**Data extract**
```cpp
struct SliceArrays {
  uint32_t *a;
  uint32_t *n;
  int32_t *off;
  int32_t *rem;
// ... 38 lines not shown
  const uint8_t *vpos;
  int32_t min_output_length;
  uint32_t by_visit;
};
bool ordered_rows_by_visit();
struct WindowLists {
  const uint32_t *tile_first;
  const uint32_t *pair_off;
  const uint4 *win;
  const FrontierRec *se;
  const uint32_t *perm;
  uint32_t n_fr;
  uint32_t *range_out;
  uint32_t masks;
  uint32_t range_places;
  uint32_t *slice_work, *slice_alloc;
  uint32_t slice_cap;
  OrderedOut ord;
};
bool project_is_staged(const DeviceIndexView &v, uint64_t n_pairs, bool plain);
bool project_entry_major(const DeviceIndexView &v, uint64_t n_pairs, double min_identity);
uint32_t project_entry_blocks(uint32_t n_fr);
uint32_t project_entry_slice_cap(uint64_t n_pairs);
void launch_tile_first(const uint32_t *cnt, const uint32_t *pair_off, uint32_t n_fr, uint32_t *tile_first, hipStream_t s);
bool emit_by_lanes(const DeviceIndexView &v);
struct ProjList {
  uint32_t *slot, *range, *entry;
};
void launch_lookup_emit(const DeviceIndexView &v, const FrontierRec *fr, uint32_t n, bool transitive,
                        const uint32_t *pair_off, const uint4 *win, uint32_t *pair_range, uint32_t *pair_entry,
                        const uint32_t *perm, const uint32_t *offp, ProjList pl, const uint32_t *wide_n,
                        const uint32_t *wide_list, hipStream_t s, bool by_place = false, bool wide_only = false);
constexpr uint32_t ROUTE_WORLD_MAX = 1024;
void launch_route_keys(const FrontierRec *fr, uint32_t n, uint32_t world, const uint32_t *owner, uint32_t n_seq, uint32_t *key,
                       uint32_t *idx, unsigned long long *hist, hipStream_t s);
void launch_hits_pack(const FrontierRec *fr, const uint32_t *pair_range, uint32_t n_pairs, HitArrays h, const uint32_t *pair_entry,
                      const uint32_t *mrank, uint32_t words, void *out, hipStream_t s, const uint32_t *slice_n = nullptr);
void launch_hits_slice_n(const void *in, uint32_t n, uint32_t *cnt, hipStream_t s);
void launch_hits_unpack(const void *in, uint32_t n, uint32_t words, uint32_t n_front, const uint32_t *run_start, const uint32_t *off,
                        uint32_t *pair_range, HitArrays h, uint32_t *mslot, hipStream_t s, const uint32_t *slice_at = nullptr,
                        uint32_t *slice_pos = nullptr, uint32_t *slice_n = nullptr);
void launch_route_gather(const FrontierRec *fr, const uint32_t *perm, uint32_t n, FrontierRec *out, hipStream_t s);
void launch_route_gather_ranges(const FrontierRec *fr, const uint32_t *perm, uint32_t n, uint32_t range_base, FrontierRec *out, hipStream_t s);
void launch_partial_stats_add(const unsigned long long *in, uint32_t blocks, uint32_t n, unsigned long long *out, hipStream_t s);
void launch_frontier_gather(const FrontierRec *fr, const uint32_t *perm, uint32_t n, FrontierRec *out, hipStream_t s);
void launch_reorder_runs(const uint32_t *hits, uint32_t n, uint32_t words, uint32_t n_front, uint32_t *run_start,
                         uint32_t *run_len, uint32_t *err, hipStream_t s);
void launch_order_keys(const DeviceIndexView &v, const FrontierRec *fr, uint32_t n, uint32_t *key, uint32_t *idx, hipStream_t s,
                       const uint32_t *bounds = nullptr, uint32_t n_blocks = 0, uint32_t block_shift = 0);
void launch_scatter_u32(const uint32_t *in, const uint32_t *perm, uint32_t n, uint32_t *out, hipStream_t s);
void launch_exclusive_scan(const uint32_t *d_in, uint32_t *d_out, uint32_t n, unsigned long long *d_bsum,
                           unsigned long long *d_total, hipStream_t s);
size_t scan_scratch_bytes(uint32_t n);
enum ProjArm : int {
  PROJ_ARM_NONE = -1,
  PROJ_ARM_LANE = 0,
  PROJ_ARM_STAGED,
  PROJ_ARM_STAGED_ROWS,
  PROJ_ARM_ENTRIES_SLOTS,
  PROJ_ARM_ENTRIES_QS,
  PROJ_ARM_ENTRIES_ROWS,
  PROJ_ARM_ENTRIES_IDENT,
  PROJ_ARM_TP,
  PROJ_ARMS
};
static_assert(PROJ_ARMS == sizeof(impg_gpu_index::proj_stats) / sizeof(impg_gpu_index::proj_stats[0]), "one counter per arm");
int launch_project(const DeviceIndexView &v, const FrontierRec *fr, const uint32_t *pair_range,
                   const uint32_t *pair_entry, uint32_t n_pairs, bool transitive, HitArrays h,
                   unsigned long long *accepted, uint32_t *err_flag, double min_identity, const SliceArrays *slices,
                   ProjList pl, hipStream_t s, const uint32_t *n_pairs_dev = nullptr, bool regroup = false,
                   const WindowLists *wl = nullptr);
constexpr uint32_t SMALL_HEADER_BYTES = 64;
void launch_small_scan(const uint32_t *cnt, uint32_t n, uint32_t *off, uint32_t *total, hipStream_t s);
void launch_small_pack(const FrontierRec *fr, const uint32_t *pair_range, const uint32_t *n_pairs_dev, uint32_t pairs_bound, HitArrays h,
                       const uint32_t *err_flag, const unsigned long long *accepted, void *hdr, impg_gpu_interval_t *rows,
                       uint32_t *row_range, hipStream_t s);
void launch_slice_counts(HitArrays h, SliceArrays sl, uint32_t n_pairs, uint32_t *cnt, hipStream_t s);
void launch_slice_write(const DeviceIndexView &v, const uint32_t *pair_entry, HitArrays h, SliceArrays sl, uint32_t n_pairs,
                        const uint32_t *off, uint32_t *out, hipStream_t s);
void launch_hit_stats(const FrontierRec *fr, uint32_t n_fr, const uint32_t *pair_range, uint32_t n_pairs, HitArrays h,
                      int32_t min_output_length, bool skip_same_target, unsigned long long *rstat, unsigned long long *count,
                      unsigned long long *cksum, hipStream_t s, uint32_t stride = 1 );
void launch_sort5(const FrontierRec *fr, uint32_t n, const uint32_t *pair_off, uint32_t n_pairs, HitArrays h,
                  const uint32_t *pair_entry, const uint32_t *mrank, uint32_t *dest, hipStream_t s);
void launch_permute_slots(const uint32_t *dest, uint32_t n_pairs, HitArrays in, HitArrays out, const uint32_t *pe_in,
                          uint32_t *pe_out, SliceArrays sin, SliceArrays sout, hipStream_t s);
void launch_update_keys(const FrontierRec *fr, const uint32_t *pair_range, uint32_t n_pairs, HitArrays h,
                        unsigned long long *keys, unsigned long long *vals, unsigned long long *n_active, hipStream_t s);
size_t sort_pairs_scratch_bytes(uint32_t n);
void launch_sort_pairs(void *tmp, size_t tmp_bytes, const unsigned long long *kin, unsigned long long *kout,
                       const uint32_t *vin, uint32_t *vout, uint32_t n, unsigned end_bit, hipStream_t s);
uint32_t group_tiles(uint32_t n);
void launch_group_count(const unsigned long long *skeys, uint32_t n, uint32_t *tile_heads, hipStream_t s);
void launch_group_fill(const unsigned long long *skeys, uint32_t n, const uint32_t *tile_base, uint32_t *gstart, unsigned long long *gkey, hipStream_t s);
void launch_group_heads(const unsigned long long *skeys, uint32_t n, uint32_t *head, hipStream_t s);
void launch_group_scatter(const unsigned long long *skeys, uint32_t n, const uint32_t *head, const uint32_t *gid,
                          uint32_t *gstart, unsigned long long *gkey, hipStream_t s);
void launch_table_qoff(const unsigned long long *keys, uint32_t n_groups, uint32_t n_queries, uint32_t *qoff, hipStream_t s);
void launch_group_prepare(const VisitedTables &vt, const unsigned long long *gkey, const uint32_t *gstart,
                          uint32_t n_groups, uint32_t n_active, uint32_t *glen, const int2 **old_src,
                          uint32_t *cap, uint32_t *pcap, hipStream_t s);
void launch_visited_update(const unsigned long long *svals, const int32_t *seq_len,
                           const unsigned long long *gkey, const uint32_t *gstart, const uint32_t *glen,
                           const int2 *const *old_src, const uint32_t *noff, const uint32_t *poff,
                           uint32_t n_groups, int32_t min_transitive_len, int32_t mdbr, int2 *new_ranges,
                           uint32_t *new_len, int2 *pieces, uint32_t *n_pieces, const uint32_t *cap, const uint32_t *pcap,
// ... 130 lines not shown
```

**About this task**
Search the entries for the word "pcap" and copy every line that holds it.

**Task result**
                          uint32_t *cap, uint32_t *pcap, hipStream_t s);
                           uint32_t *new_len, int2 *pieces, uint32_t *n_pieces, const uint32_t *cap, const uint32_t *pcap,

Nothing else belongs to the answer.